_THE PROBLEM_:
In the material below, the required lines run from the one containing "#define ASDR_ALL (-1)" through the one containing "ASDR_audioBypass = 10". Copy those lines exactly, ends included, and nothing else.

_ _ _ _ _

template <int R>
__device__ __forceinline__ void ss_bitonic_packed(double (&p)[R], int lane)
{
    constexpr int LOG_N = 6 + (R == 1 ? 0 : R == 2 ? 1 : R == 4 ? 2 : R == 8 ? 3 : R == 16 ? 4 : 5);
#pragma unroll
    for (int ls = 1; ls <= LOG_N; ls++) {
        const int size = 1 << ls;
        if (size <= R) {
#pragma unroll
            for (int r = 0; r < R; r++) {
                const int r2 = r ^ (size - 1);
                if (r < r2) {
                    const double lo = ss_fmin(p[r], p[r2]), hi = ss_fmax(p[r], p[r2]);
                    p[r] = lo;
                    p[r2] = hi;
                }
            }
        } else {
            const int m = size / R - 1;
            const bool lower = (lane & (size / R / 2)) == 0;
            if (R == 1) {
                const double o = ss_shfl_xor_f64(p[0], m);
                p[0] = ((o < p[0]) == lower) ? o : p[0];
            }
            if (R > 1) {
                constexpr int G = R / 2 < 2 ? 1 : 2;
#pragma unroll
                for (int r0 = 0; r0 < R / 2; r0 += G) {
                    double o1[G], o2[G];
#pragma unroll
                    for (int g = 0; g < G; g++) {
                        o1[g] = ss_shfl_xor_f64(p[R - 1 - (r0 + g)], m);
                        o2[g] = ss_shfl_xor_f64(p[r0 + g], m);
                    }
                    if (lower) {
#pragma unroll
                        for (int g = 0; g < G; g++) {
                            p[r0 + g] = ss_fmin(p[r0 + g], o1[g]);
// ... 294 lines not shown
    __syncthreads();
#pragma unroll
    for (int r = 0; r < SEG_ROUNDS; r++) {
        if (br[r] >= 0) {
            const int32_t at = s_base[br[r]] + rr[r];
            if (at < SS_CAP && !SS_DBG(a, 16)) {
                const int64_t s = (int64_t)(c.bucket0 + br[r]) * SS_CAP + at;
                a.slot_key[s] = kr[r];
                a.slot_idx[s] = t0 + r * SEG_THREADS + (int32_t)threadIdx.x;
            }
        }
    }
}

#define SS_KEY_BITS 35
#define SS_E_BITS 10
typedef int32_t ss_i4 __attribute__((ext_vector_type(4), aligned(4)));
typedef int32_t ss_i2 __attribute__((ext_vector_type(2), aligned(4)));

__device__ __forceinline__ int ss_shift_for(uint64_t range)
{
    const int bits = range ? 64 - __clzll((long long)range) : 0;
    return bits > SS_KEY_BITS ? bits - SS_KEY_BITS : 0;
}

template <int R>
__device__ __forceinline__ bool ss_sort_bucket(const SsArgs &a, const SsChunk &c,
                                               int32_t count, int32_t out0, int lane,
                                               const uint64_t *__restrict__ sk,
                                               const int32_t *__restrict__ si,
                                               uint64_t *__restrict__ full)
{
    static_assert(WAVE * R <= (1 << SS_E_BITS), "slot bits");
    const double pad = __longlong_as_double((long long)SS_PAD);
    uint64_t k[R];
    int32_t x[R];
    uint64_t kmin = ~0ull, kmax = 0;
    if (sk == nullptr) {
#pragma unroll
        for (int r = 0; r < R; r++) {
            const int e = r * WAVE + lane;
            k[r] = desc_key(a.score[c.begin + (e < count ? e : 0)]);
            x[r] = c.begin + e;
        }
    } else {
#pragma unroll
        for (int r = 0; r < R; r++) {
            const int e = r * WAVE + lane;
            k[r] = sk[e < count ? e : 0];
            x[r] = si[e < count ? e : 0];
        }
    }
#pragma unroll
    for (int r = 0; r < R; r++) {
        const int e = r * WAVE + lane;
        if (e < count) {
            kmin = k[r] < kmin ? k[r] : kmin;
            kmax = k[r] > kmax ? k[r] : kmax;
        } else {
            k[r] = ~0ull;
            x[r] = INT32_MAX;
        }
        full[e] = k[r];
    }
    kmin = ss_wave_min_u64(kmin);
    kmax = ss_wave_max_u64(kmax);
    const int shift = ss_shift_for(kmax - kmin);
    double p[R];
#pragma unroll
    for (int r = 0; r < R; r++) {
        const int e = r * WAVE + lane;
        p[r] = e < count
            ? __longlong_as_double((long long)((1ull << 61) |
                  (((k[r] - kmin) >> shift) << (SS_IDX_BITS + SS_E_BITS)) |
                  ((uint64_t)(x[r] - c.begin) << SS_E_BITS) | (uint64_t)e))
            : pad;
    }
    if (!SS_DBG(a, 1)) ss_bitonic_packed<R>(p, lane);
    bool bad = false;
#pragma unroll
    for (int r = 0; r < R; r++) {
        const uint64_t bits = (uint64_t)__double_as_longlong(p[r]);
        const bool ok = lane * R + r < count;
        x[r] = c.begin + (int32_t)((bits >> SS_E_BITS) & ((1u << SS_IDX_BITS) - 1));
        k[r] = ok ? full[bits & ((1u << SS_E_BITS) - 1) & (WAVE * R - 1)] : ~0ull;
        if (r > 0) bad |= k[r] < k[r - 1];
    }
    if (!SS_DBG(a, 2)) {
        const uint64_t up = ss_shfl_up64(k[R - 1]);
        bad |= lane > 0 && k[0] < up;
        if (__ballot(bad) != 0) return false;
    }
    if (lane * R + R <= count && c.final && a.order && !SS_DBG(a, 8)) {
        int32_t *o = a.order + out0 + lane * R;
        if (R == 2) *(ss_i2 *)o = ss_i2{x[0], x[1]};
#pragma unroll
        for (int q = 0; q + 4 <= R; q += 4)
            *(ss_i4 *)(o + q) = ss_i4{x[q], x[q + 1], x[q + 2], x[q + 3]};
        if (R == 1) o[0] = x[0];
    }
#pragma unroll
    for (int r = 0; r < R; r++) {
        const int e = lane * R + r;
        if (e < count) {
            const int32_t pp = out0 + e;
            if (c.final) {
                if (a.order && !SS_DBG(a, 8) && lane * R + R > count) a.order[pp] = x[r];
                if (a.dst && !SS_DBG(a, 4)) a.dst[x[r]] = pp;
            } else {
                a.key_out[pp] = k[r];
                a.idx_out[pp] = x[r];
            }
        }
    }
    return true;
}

_ _ _ _ _

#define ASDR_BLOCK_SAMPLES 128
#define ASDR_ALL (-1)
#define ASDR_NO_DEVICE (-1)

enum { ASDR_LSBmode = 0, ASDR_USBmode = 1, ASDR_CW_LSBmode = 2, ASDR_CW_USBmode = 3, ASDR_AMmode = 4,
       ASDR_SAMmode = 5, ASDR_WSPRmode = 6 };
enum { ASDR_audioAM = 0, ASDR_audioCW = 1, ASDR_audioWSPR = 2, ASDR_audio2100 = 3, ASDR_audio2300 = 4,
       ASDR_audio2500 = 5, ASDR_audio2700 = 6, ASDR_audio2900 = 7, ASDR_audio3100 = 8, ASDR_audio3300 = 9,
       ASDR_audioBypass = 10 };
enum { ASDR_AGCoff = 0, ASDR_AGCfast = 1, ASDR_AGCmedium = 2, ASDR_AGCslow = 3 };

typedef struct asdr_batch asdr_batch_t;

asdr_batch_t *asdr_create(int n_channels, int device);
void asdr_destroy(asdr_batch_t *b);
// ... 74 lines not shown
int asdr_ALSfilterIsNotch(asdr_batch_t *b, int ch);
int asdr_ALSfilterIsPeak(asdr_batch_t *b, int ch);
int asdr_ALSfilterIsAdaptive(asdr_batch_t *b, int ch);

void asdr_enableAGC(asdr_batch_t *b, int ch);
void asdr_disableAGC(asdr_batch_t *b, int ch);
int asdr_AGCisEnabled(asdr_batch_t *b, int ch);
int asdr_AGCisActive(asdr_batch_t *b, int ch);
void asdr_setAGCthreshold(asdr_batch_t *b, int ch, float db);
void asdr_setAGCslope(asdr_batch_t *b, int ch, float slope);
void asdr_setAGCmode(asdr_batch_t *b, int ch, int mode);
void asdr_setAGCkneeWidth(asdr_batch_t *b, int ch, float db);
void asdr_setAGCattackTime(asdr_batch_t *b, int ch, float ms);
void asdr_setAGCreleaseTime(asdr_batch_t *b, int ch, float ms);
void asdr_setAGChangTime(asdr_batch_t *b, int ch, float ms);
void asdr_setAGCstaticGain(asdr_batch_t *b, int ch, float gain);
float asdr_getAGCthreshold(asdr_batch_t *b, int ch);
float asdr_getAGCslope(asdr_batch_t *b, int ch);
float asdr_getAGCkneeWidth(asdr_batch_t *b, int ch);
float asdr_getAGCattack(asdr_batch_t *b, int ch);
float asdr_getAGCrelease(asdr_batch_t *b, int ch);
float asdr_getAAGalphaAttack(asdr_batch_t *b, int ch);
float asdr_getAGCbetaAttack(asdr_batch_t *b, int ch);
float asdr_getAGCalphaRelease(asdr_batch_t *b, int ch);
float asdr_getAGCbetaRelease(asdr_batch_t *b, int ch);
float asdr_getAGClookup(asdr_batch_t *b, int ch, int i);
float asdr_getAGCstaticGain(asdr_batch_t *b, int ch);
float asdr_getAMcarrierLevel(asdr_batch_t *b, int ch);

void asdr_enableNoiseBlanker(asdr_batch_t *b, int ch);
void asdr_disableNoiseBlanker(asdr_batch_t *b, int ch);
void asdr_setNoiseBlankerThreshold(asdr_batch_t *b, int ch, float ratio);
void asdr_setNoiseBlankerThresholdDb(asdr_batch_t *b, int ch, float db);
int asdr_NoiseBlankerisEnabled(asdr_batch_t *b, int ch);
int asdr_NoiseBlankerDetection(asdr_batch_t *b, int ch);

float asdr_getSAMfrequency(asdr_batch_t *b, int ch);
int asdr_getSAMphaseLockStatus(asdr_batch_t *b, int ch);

_ _ _ _ _

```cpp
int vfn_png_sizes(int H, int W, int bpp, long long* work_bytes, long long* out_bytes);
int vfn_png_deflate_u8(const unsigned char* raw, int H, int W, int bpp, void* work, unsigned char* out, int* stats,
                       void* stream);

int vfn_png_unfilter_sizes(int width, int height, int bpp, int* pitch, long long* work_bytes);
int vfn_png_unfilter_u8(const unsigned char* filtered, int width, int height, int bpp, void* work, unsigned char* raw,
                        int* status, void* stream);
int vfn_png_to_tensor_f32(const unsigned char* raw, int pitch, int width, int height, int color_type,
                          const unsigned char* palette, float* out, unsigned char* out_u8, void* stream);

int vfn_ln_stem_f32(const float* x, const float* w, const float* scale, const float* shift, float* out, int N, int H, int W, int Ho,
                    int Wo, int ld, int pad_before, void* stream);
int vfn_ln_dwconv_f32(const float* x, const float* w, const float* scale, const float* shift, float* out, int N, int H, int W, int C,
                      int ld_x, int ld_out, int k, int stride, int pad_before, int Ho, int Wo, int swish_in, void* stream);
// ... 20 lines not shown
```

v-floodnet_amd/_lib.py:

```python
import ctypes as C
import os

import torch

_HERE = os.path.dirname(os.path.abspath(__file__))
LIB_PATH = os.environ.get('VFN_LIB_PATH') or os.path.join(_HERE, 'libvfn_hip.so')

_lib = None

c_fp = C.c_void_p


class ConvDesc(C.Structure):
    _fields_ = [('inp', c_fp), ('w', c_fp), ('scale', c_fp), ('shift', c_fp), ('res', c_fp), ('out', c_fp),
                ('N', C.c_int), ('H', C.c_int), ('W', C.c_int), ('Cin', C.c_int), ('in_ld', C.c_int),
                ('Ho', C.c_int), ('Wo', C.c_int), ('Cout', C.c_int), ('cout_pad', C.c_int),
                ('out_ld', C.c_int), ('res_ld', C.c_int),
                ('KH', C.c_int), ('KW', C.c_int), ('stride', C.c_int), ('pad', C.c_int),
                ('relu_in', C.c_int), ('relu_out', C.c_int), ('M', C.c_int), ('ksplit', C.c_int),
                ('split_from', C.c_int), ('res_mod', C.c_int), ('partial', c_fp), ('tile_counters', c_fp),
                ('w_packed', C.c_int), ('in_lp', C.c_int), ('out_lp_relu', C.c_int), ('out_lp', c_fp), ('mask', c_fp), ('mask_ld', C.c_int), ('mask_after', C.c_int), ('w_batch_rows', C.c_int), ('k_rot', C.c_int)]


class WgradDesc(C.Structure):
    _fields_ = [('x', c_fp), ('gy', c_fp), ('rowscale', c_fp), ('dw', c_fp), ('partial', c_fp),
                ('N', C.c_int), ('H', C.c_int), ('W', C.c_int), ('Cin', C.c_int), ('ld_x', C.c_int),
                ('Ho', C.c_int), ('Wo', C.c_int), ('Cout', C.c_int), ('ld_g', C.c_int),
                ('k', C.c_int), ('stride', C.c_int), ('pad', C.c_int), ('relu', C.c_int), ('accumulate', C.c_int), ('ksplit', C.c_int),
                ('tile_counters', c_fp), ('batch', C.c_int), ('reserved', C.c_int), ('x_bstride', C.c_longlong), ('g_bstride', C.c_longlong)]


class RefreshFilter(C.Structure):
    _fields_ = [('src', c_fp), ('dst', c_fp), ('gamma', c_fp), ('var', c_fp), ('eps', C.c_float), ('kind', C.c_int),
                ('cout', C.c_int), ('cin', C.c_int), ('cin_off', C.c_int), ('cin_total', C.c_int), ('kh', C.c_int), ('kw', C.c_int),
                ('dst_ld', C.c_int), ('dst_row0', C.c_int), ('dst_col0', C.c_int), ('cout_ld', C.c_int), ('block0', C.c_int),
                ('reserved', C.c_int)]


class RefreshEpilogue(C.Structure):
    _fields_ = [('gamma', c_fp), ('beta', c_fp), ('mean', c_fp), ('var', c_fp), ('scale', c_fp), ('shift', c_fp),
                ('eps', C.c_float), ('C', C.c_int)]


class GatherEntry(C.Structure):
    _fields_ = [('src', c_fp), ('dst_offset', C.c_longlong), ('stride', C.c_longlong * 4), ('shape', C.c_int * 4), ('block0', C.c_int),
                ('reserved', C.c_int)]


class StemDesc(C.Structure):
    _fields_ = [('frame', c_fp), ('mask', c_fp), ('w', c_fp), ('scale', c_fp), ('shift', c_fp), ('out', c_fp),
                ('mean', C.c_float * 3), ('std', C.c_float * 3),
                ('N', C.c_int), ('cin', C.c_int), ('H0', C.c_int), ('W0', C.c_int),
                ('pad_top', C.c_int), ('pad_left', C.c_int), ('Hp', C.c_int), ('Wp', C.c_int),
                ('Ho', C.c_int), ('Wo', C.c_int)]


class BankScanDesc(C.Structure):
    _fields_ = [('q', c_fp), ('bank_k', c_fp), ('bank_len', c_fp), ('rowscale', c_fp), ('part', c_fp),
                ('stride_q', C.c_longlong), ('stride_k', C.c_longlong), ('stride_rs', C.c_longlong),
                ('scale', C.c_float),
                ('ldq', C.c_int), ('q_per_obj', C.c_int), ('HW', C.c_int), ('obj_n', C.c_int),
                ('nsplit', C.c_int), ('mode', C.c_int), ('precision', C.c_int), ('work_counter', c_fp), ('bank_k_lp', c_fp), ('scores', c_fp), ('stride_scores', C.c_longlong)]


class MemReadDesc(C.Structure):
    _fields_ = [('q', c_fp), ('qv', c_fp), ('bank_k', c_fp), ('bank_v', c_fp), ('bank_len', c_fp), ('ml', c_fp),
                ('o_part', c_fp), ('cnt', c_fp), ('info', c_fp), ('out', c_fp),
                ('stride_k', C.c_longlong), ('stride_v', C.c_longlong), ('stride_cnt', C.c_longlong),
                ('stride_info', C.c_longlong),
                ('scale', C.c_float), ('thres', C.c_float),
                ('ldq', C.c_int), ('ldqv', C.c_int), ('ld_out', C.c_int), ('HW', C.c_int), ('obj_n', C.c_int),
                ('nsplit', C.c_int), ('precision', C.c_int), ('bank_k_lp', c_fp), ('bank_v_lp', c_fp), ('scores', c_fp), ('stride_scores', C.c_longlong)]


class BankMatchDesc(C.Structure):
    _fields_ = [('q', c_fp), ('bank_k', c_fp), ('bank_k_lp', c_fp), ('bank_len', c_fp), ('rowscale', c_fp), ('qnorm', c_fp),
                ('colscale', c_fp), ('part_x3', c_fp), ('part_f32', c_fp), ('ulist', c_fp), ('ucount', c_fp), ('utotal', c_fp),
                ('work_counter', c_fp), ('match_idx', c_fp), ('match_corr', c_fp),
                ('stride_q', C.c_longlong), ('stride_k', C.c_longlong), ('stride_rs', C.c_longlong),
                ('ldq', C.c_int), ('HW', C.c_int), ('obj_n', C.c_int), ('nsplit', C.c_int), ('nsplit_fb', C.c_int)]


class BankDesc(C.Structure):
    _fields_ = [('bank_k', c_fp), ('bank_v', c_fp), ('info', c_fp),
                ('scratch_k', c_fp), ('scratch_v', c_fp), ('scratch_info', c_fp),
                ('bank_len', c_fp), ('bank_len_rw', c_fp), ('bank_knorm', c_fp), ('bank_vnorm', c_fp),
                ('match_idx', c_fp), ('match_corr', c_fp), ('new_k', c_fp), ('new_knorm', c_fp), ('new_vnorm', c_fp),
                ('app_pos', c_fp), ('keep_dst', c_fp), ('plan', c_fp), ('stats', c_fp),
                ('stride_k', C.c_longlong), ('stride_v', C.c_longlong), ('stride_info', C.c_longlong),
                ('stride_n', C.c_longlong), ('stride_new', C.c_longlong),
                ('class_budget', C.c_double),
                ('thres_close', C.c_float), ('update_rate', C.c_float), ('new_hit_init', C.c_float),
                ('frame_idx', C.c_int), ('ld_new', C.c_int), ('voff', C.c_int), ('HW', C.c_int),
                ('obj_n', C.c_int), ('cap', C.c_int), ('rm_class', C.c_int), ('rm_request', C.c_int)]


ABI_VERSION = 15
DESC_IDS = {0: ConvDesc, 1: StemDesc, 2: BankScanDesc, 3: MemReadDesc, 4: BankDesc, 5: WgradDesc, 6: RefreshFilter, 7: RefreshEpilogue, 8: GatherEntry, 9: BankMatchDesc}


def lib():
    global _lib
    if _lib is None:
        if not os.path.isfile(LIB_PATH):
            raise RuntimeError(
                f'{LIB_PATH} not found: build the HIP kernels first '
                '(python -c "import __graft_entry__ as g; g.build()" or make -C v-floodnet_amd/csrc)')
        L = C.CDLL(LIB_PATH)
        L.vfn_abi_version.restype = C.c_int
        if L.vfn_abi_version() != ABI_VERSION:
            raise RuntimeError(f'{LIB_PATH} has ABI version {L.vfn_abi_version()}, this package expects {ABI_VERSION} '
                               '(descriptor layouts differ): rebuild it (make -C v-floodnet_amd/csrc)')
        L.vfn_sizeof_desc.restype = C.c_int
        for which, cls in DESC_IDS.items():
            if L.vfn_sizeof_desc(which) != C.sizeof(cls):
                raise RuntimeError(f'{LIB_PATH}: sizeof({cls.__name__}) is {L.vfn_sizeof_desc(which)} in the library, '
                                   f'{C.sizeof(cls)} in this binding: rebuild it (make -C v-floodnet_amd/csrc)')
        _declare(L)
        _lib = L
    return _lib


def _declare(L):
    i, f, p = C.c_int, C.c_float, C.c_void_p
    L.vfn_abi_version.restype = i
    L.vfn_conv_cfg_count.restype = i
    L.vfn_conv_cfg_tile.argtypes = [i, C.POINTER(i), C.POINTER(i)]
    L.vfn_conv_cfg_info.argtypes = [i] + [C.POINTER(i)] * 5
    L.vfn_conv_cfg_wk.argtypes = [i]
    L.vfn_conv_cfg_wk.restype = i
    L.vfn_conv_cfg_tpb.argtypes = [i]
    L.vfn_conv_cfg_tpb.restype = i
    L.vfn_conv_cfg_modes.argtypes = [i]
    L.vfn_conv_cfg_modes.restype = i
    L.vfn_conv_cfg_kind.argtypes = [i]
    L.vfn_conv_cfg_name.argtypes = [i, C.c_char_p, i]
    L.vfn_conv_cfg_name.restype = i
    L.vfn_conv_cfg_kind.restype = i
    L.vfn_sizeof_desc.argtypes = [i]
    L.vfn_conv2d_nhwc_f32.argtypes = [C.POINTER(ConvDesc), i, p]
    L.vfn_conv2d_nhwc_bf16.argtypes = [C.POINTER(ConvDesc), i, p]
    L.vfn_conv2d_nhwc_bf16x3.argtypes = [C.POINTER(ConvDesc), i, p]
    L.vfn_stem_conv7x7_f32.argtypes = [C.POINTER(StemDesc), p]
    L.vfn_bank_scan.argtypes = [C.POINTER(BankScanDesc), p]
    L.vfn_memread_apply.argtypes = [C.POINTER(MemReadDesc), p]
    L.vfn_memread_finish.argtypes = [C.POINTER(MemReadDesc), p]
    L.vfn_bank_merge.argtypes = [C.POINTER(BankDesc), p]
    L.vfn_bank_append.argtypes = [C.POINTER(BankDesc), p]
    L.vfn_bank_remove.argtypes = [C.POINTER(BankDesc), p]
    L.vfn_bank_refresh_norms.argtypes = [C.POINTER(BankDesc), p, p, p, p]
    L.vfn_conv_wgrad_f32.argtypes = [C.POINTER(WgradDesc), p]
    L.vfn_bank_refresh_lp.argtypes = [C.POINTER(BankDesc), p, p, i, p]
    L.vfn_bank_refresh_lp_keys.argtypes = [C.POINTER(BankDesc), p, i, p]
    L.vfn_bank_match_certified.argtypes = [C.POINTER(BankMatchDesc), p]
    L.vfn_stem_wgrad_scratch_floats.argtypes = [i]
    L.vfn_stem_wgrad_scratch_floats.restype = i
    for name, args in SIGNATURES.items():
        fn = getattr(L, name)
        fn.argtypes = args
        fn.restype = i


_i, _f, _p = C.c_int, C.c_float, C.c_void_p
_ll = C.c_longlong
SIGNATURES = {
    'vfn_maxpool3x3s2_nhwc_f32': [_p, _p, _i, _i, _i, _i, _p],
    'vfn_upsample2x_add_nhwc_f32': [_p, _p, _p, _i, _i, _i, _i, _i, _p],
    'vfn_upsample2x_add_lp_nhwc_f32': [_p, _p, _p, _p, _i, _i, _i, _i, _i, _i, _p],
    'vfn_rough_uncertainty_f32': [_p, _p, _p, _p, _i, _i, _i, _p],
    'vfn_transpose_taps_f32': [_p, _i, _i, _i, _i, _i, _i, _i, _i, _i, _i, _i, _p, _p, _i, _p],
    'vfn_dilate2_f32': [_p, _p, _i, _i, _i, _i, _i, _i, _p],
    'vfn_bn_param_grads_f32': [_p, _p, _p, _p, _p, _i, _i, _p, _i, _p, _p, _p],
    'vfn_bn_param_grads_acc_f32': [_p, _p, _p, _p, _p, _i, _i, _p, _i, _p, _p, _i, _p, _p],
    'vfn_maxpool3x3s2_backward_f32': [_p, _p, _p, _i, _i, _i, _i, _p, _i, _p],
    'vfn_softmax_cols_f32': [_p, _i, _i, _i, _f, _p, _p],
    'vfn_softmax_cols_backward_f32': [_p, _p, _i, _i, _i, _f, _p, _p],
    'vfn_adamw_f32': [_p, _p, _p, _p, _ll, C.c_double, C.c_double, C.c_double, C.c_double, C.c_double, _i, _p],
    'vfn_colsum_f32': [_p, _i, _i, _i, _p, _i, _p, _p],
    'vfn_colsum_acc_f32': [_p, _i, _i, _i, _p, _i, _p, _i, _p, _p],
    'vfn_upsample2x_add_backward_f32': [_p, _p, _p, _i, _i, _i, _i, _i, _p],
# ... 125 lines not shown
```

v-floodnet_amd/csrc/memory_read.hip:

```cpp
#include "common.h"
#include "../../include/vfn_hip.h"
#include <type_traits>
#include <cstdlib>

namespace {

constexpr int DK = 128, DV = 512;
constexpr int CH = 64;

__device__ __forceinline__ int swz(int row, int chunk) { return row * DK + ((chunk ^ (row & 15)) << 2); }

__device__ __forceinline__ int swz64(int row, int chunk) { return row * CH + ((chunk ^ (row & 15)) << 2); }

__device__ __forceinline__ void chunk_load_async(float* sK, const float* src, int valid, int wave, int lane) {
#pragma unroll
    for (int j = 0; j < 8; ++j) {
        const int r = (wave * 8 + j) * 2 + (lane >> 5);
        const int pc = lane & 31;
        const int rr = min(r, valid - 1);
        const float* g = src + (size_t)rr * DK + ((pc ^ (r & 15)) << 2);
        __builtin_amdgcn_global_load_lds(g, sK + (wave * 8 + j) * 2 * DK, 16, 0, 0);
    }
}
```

_ _ _ _ _

_SOLUTION BELOW_:
#define ASDR_ALL (-1)
#define ASDR_NO_DEVICE (-1)

enum { ASDR_LSBmode = 0, ASDR_USBmode = 1, ASDR_CW_LSBmode = 2, ASDR_CW_USBmode = 3, ASDR_AMmode = 4,
       ASDR_SAMmode = 5, ASDR_WSPRmode = 6 };
enum { ASDR_audioAM = 0, ASDR_audioCW = 1, ASDR_audioWSPR = 2, ASDR_audio2100 = 3, ASDR_audio2300 = 4,
       ASDR_audio2500 = 5, ASDR_audio2700 = 6, ASDR_audio2900 = 7, ASDR_audio3100 = 8, ASDR_audio3300 = 9,
       ASDR_audioBypass = 10 };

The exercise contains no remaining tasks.